By using AWS re:Post, you agree to the Terms of Use

Linux OS networking bug in Elastic Beanstalk AMI with Tomcat & Corretto

2

We use AWS Elastic Beanstalk with an Amazon AMI with Tomcat & Corretto running on Amazon Linux 2 (aws-elasticbeanstalk-amzn-2.0.20220316.64bit-eb_tomcat85corretto8_amazon_linux_2-hvm-2022-03-29T20-48) and are running into an OS networking bug when Tomcat is under load. The result of this bug are that TCP connections from clients connect but timeout while the server is under load.

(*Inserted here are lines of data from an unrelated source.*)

@@ -185,14 +246,18 @@
         const bool want_b = cur.db != nullptr && cur.tj == 0;
 #pragma unroll
         for (int n = 0; n < NA; ++n) accb[n] = (f32x4){0.f, 0.f, 0.f, 0.f};
-        for (int kt = 0; kt + 1 < cur.nk; ++kt) {
-            compute(smem + st * STAGE, std::false_type{}, BKM, want_b);
+        auto stream = [&](auto wb) __attribute__((always_inline)) {
+            for (int kt = 0; kt + 1 < cur.nk; ++kt) {
+                compute(smem + st * STAGE, std::false_type{}, BKM, wb);
+                st = st == 2 ? 0 : st + 1;
+                __builtin_amdgcn_s_barrier();
+            }
+            compute(smem + st * STAGE, std::true_type{}, cur.valid_last, wb);
             st = st == 2 ? 0 : st + 1;
             __builtin_amdgcn_s_barrier();
-        }
-        compute(smem + st * STAGE, std::true_type{}, cur.valid_last, want_b);
-        st = st == 2 ? 0 : st + 1;
-        __builtin_amdgcn_s_barrier();
+        };
+        if (want_b) stream(std::true_type{});
+        else stream(std::false_type{});
         if (want_b && fq == 0) {
 #pragma unroll
             for (int n = 0; n < NA; ++n) {
@@ -200,16 +265,24 @@
                 if (gi < cur.I) cur.db[gi] = accb[n][0];
             }
         }
+        char* slab = smem + NSTAGE * STAGE + w * SLAB;
+        const int srow = lane >> 3, sch = lane & 7;
 #pragma unroll
         for (int a = 0; a < 4; ++a) {
-            const int gi = cur.i0 + wi * 64 + a * 16 + fr;
-            if (gi >= cur.I) continue;
-#pragma unroll
-            for (int b = 0; b < 4; ++b) {
-                const int gj = cur.j0 + wj * 64 + b * 16 + fq * 4;
-                if (gj < cur.J)
-                    *reinterpret_cast<float4*>(cur.C + (int64_t)gi * cur.J + gj) =
-                        make_float4(acc[a][b][0], acc[a][b][1], acc[a][b][2], acc[a][b][3]);
+#pragma unroll
+            for (int h = 0; h < 2; ++h) {
+#pragma unroll
+                for (int bb = 0; bb < 2; ++bb)
+                    *reinterpret_cast<f32x4*>(slab + fr * 128 + (((bb * 4 + fq) ^ ((fr >> 1) & 7)) << 4)) = acc[a][h * 2 + bb];
+                asm volatile("s_waitcnt lgkmcnt(0)" ::: "memory");
+#pragma unroll
+                for (int p8 = 0; p8 < 2; ++p8) {
+                    const int row = p8 * 8 + srow;
+                    const f32x4 v = *reinterpret_cast<const f32x4*>(slab + row * 128 + ((sch ^ ((row >> 1) & 7)) << 4));
+                    const int gi = cur.i0 + wi * 64 + a * 16 + row, gj = cur.j0 + wj * 64 + h * 32 + sch * 4;
+                    if (gi < cur.I && gj < cur.J) __builtin_nontemporal_store(v, reinterpret_cast<f32x4*>(cur.C + (int64_t)gi * cur.J + gj));
+                }
+                asm volatile("s_waitcnt lgkmcnt(0)" ::: "memory");
             }
         }
     }
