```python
SIGNATURES: Dict[str, List] = {
    "cpn_stream_create_cu_range": [_I, _I, ctypes.POINTER(ctypes.c_void_p)],
    "cpn_stream_destroy": [_P],
    "cpn_project_rays": [_P, _P, ctypes.c_longlong, _I, _I, _I, _P, _P, _P, _P],
    "cpn_sample_geometry": [_P, _P, _P, _P, _I, _I, _I, _I, _I, _I, _P, _P, _P, _P, _P, _P, _P],
    "cpn_nchw_to_nhwc_f16": [_P, _P, _I, _I, _I, _I, _P],
    "cpn_pack_weight_f16": [_P, _I, _I, _P, _I, _P],
    "cpn_pack_encode_weights": [_P, _I, _P, _P, _P],
    "cpn_node_features": [_P, _P, _P, _I, _I, _I, _P, _P],
    "cpn_encode_key": [_P, _P, _I, _I, _P, _P, _P, _P, _P, _P, _P, _I, _I, _I, _I, _I, _I, _P, _P, _I, _P],
    "cpn_local_units": [_I, _P, _P, _P, _I, _P, _P, _P, _I, _P, _P, _I, _P, _P, _I, _P, _P, _I, _I, _I, _I, _I, _I, _P, _P, _P, _P],
    "cpn_attend_units": [_I, _P, _P, _P, _I, _P, _P, _P, _I, _P, _P, _I, _P, _P, _I, _P, _P, _P, _I, _I, _I, _I, _I, _I, _P, _P, _P, _P, _P],
    "cpn_local_hidden": [_P, _P, _P, _I, _P, _P, _I, _I, _I, _I, _I, _I, _P, _P],
    "cpn_gemm_f16": [_P, _I, _P, _I, _P, _P, _I, _I, _I, _I, _I, _I, _P],
    "cpn_pack_gemm_frags": [_P, _I, _I, _I, _P, _P],
    "cpn_gemm_f16_fewrows": [_P, _I, _P, _P, _P, _I, _I, _I, _I, _I, _P],
    "cpn_attend_hidden": [_P, _P, _P, _P, _I, _I, _I, _I, _I, _I, _P, _P, _P],
    "cpn_node_features_f32": [_P, _P, _P, _I, _I, _I, _P, _P],
    "cpn_encode_hidden_f32": [_P, _P, _I, _I, _P, _P, _P, _P, _I, _I, _I, _I, _I, _I, _P, _P],
    "cpn_attend_hidden_f32": [_P, _P, _P, _I, _I, _I, _I, _I, _I, _P, _P, _P],
    "cpn_logit_guard": [_P, _I, _I, _I, _I, _I, _I, _P, _I, _P],
    "cpn_select_rays": [_P, _I, _F, _P, _P, _P],
    "cpn_encode_hidden_f32_rays": [_P, _P, _I, _I, _P, _P, _P, _P, _I, _I, _I, _I, _P, _I, _I, _P, _P],
    "cpn_attend_hidden_f32_rays": [_P, _P, _P, _I, _I, _I, _I, _P, _I, _I, _P, _P, _P],
    "cpn_linear_f32": [_P, _I, _P, _I, _P, _P, _I, _P, _I, _I, _I, _I, _I, _I, _P],
    "cpn_lightfield_decode": [_P, _P, _P, _P, _I, _I, _I, _P, _P, _P, _P],
    "cpn_ray_outputs": [_P, _P, _P, ctypes.c_longlong, _P, _P, _P, _I, _I, _I, _I, _P, _P, _P, _P, _P, _P, _P, _P],
    "cpn_attend_hidden_bwd": [_P, _P, _P, _P, _P, _P, _I, _I, _I, _I, _I, _I, _P, _P, _P, _P, _P],
    "cpn_attend_hidden_bwd_f32": [_P, _P, _P, _P, _P, _P, _I, _I, _I, _I, _I, _I, _P, _P, _P, _P],
    "cpn_hid_grad_combine": [_P, _P, _P, _P, _P, _P, _I, _I, _I, _I, _I, _I, _P, _P],
    "cpn_gemm_f16_combine": [_P, _I, _P, _I, _P, _P, _P, _P, _P, _I, _I, _I, _I, _I, _I, _I, _P, _P],
    "cpn_gemm_f16_combine_hs": [_P, _I, _P, _I, _P, _P, _P, _P, _P, _I, _I, _I, _I, _I, _I, _I, _P, _P],
    "cpn_gemm_f16_masked": [_P, _I, _P, _I, _P, _I, _P, _I, _I, _I, _I, _P],
    "cpn_wgrad_skinny_f16": [_P, _P, _I, ctypes.c_longlong, _P, _P, _P],
    "cpn_wgrad_tall_f16": [_P, _I, _P, _I, ctypes.c_longlong, _I, _I, _P, _P, _P, _P],
    "cpn_local_hidden_bwd": [_P, _P, _P, _P, _P, _I, _I, _I, _I, _P, _P, _P, _P],
    "cpn_gather_rows_bwd_level3": [_P, _I, _I, _I, _I, _P, _P, _I, _I, _I, _I, _I, _I, _P, _P, _P],
    "cpn_scatter_rows_tables": [_P, _I, _I, _I, _P, _P, _I, _I, _I, _I, _I, _I, _P, _P, _P],
    "cpn_node_features_bwd": [_P, _I, _I, _I, _P, _P, _P, _P],
    "cpn_scale_to_f16": [_P, ctypes.c_longlong, _F, _P, _P, _P, _P],
# ... 151 lines not shown
```

### coponerf_amd/csrc/attend_units.hip

```cpp
#include <algorithm>

#include "hid_sum.h"
#include "local_units_body.h"

namespace {

constexpr int HC = 1664;
constexpr int NCHUNK = HC / 8;
constexpr int NL = 4;
constexpr int NS = 2 * TG;
constexpr int AU_THREADS = (NL + NS) * 64;
constexpr int RU = HID_BLOCK_ROWS;
constexpr int LDS_MAX = 160 * 1024;

__device__ __forceinline__ float wave_max(float v) {
#pragma unroll
    for (int o = 32; o > 0; o >>= 1) v = fmaxf(v, __shfl_xor(v, o));
    return v;
}
__device__ __forceinline__ float wave_sum(float v) {
#pragma unroll
    for (int o = 32; o > 0; o >>= 1) v += __shfl_xor(v, o);
    return v;
}
// ... 76 lines not shown
        int b, r;
        size_t lray;
        const __half* hp;
    };
    auto ray_of = [&](unsigned k) {
        Ray o;
        const long long gq = geo.group0 + bid + (long long)k * nwg;
        o.b = (int)(gq / geo.groups_per_b);
        o.r = (int)(gq % geo.groups_per_b) * TG + j;
        const long long rayrel = (long long)o.b * R + o.r - geo.ray0;
        o.live = k < nmy && o.r < R && rayrel >= 0 && rayrel < geo.nrays;
        o.lray = (size_t)max(0LL, min(rayrel, (long long)geo.nrays - 1));
        o.hp = hid + o.lray * T * HC;
        return o;
    };
    auto issue = [&](const Ray& ray, half8 (&h0)[RU], half8 (&h1)[RU], int row) {
#pragma unroll
        for (int u = 0; u < RU; ++u) {
            const __half* rp = ray.hp + (size_t)(row + u) * HC;
            h0[u] = __builtin_nontemporal_load(reinterpret_cast<const half8*>(rp + off0));
            h1[u] = __builtin_nontemporal_load(reinterpret_cast<const half8*>(rp + off1));
        }
    };
    auto pin = [] {
        asm volatile("" ::: "memory");
        __builtin_amdgcn_sched_barrier(0);
    };
    half8 a0[RU], a1[RU], b0[RU], b1[RU];
    Ray nxt = ray_of(0);
    if (nxt.live && npair > 0) issue(nxt, a0, a1, 0);
    for (unsigned k = 0; k < nmy; ++k) {
        const Ray ray = nxt;
        nxt = ray_of(k + 1);
        const bool pre = nxt.live && npair > 0;
        const int b = ray.b, r = ray.r;
        group_barrier();
        if (!ray.live) {
            if (pre) issue(nxt, a0, a1, 0);
            continue;
        }

        const float* lg = ring + (k & 1) * (TG * T) + j * T;
        float* wt = wbuf + j * T;
        float lmax = -INFINITY;
        for (int row = lane; row < T; row += 64) lmax = fmaxf(lmax, lg[row] / 11.31f);
        const float gmax = wave_max(lmax);
        float ps[4] = {0.f, 0.f, 0.f, 0.f};
        for (int base = 0; base < T; base += 256) {
#pragma unroll
            for (int q = 0; q < 4; ++q) {
                const int row = base + q * 64 + lane;
                if (row < T) ps[q] += __expf(lg[row] / 11.31f - gmax);
            }
        }
#pragma unroll
        for (int q = 0; q < 4; ++q) ps[q] = wave_sum(ps[q]);
        const float inv = 1.0f / ((ps[0] + ps[1]) + (ps[2] + ps[3]));
        for (int row = lane; row < T; row += 64) {
            const float w = __expf(lg[row] / 11.31f - gmax) * inv;
            wt[row] = w;
            if (at_wt && half == 0) {
                const int v = row / S, s = row - v * S;
                at_wt[(((size_t)(b * V + v)) * R + r) * S + s] = w;
            }
        }
        asm volatile("s_waitcnt lgkmcnt(0)" ::: "memory");

        float acc0[8] = {0, 0, 0, 0, 0, 0, 0, 0}, acc1[8] = {0, 0, 0, 0, 0, 0, 0, 0};
        auto consume = [&](const half8 (&h0)[RU], const half8 (&h1)[RU], int row) {
#pragma unroll
            for (int u = 0; u < RU; ++u) {
                const float w = wt[row + u];
                hid_row_acc<true>(acc0, w, h0[u]);
                hid_row_acc<true>(acc1, w, h1[u]);
            }
        };
        if (npair > 0) {
            for (int p = 0; p + 1 < npair; ++p) {
                issue(ray, b0, b1, (2 * p + 1) * RU);
                pin();
                consume(a0, a1, 2 * p * RU);
                pin();
                issue(ray, a0, a1, (2 * p + 2) * RU);
                pin();
                consume(b0, b1, (2 * p + 1) * RU);
                pin();
            }
            issue(ray, b0, b1, (2 * npair - 1) * RU);
            pin();
            consume(a0, a1, (2 * npair - 2) * RU);
            pin();
            if (pre) issue(nxt, a0, a1, 0);
            pin();
            consume(b0, b1, (2 * npair - 1) * RU);
            pin();
        }
        for (int row = npair * 2 * RU; row < T; ++row) {
            const half8 h0 = __builtin_nontemporal_load(reinterpret_cast<const half8*>(ray.hp + (size_t)row * HC + off0));
            const half8 h1 = __builtin_nontemporal_load(reinterpret_cast<const half8*>(ray.hp + (size_t)row * HC + off1));
            const float w = wt[row];
            if (row < T - T % HID_BLOCK_ROWS) {
                hid_row_acc<true>(acc0, w, h0);
                hid_row_acc<true>(acc1, w, h1);
            } else {
                hid_row_acc<false>(acc0, w, h0);
                hid_row_acc<false>(acc1, w, h1);
            }
        }
        half8 o0, o1;
#pragma unroll
        for (int e = 0; e < 8; ++e) {
            o0[e] = (_Float16)acc0[e];
            o1[e] = (_Float16)acc1[e];
        }
        *reinterpret_cast<half8*>(hbar + ray.lray * HC + c0 * 8) = o0;
        if (live1) *reinterpret_cast<half8*>(hbar + ray.lray * HC + c1 * 8) = o1;
    }
}

template <int MODE>
int launch(const UnitArgs& args, const UnitGeo& geo, const __half* hid, __half* hbar, float* at_wt, float* logits, hipStream_t stream) {
    const int T = geo.V * geo.S;
    const size_t lds = unit_lds_bytes<MODE>() + (size_t)3 * TG * T * sizeof(float);
    CPN_REQUIRE(lds <= (size_t)LDS_MAX, CPN_E_SHAPE,
                "cpn_attend_units: V*S = %d needs %zu B of LDS (weights + 3 x 4 rays of logits / weights), the CU has %d", T, lds, LDS_MAX);
    auto kern = attend_units_kernel<MODE>;
    static bool attr_set = false;
    if (!attr_set) {
        hipError_t e = hipFuncSetAttribute((const void*)kern, hipFuncAttributeMaxDynamicSharedMemorySize, LDS_MAX);
        if (e != hipSuccess) {
            cpn_set_error("cpn_attend_units: cannot reserve %d B of LDS: %s", LDS_MAX, hipGetErrorString(e));
// ... 38 lines not shown
```

### coponerf_amd/csrc/gemm_f16.hip

```cpp
#include <algorithm>

#include "common.h"

namespace {

constexpr int BM = 256;
constexpr int BK = 64;
constexpr int ROW_BYTES = BK * 2;

typedef __attribute__((address_space(3))) void lds_void;
typedef const __attribute__((address_space(1))) void glb_void;

template <int NT>
struct Cfg {
    static constexpr int BN = NT * 16;
    static constexpr int UNITS_A = BM / 8;
    static constexpr int UNITS_B = BN / 8;
    static constexpr int UNITS = UNITS_A + UNITS_B;
    static constexpr int A_BYTES = BM * ROW_BYTES;
    static constexpr int B_BYTES = BN * ROW_BYTES;
    static constexpr int A_SLOTS = 3;
    static constexpr int B_SLOTS = 2;
    static constexpr int DUMP_BYTES = (UNITS_B % 8) ? 8 * 1024 : 0;
    static constexpr int LDS_BYTES = A_SLOTS * A_BYTES + B_SLOTS * B_BYTES + DUMP_BYTES;
// ... 7 lines not shown
    const int xcd = b & 7, idx = b >> 3;
    const int wg_x = (nwg >> 3) + (xcd < (nwg & 7) ? 1 : 0);
    const int q = total >> 3, r = total & 7;
    TileWalk t;
    t.begin = xcd < r ? xcd * (q + 1) : r * (q + 1) + (xcd - r) * q;
    t.end = t.begin + q + (xcd < r ? 1 : 0);
    t.step = wg_x;
    t.cur = t.begin + idx;
    return t;
}

struct CombineArgs {
    const float* w1; const float* dh1; const float* w2; const float* dh2;
    int V, R, S, ray0;
    int accum;
};
#ifndef CPN_HID_READ_NT
#define CPN_HID_READ_NT 1
#endif
template <int NT, bool OUT_F32, bool RELU, int DOT = 0>
__global__ __launch_bounds__(512) void gemm_f16_kernel(const __half* __restrict__ A, int lda,
                                                             const __half* __restrict__ W, int ldw,
                                                             const float* __restrict__ bias,
                                                             void* __restrict__ Cv, int ldc, int M, int K32, int n_tiles,
                                                             int total_tiles, const __half* __restrict__ Q = nullptr,
                                                             int ldq = 0, const __half* __restrict__ W2 = nullptr,
                                                             int ldw2 = 0, const float* __restrict__ bias2 = nullptr,
                                                             CombineArgs ca = CombineArgs{}) {
    using C_ = Cfg<NT>;
    constexpr int A_AUX = 0;
// ... 282 lines not shown
                    }
                }
                __builtin_amdgcn_fence(__ATOMIC_RELEASE, "wavefront");
            }
        } else {
#pragma unroll
            for (int nt = 0; nt < NT; ++nt) {
                const int n = n0 + nt * 16 + (lane >> 4) * 4;
                const f32x4 bv = *reinterpret_cast<const f32x4*>(bias + n);
#pragma unroll
                for (int mt = 0; mt < 2; ++mt) {
                    const int m = m0 + wave * 32 + mt * 16 + (lane & 15);
                    if (m >= M) continue;
                    f32x4 v = acc[mt][nt] + bv;
                    if (ca.accum) v += *reinterpret_cast<const f32x4*>((const float*)Cv + (size_t)m * ldc + n);
                    if (RELU) {
#pragma unroll
                        for (int i = 0; i < 4; ++i) v[i] = fmaxf(v[i], 0.0f);
                    }
                    *reinterpret_cast<f32x4*>((float*)Cv + (size_t)m * ldc + n) = v;
                }
            }
        }
    }
#undef CPN_INTERLEAVE_READS_MFMA
}
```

The networking bug is due to a race condition in the TCP stack which is fixed in Linux 5.10 kernels. A description and diff of the bug can be found in this commit. From the description of this bug it looks like this race condition affects all TCP networking and is not specific to Tomcat, but manifests more often under load.

Currently, as far as I can tell, all the latest Amazon AMIs for Elastic Beanstalk for Tomcat or Corretto are using a 4.14 kernel. The AMI which we are using has a kernel of 4.14.268-205.500.amzn2.x86_64. I have been able to reproduce the bug on this AMI using the sample server code in the Ubuntu bug report, which is independent of Tomcat.

I have also tried reproing the bug on newer versions of Amazon Linux 2 (AMI amzn2-ami-kernel-5.10-hvm-2.0.20220419.0-x86_64-gp2) which are using a 5.10.109-104.500.amzn2.x86_64 kernel, but have not been able to repro the bug on this kernel.

We would prefer not to have to create our own AMI for using Elastic Beanstalk, but were wondering if and when there will be an update to the Amazon Elastic Beanstalk AMI's which incorporate this OS bug fix since this is affecting the reliability of networking under load?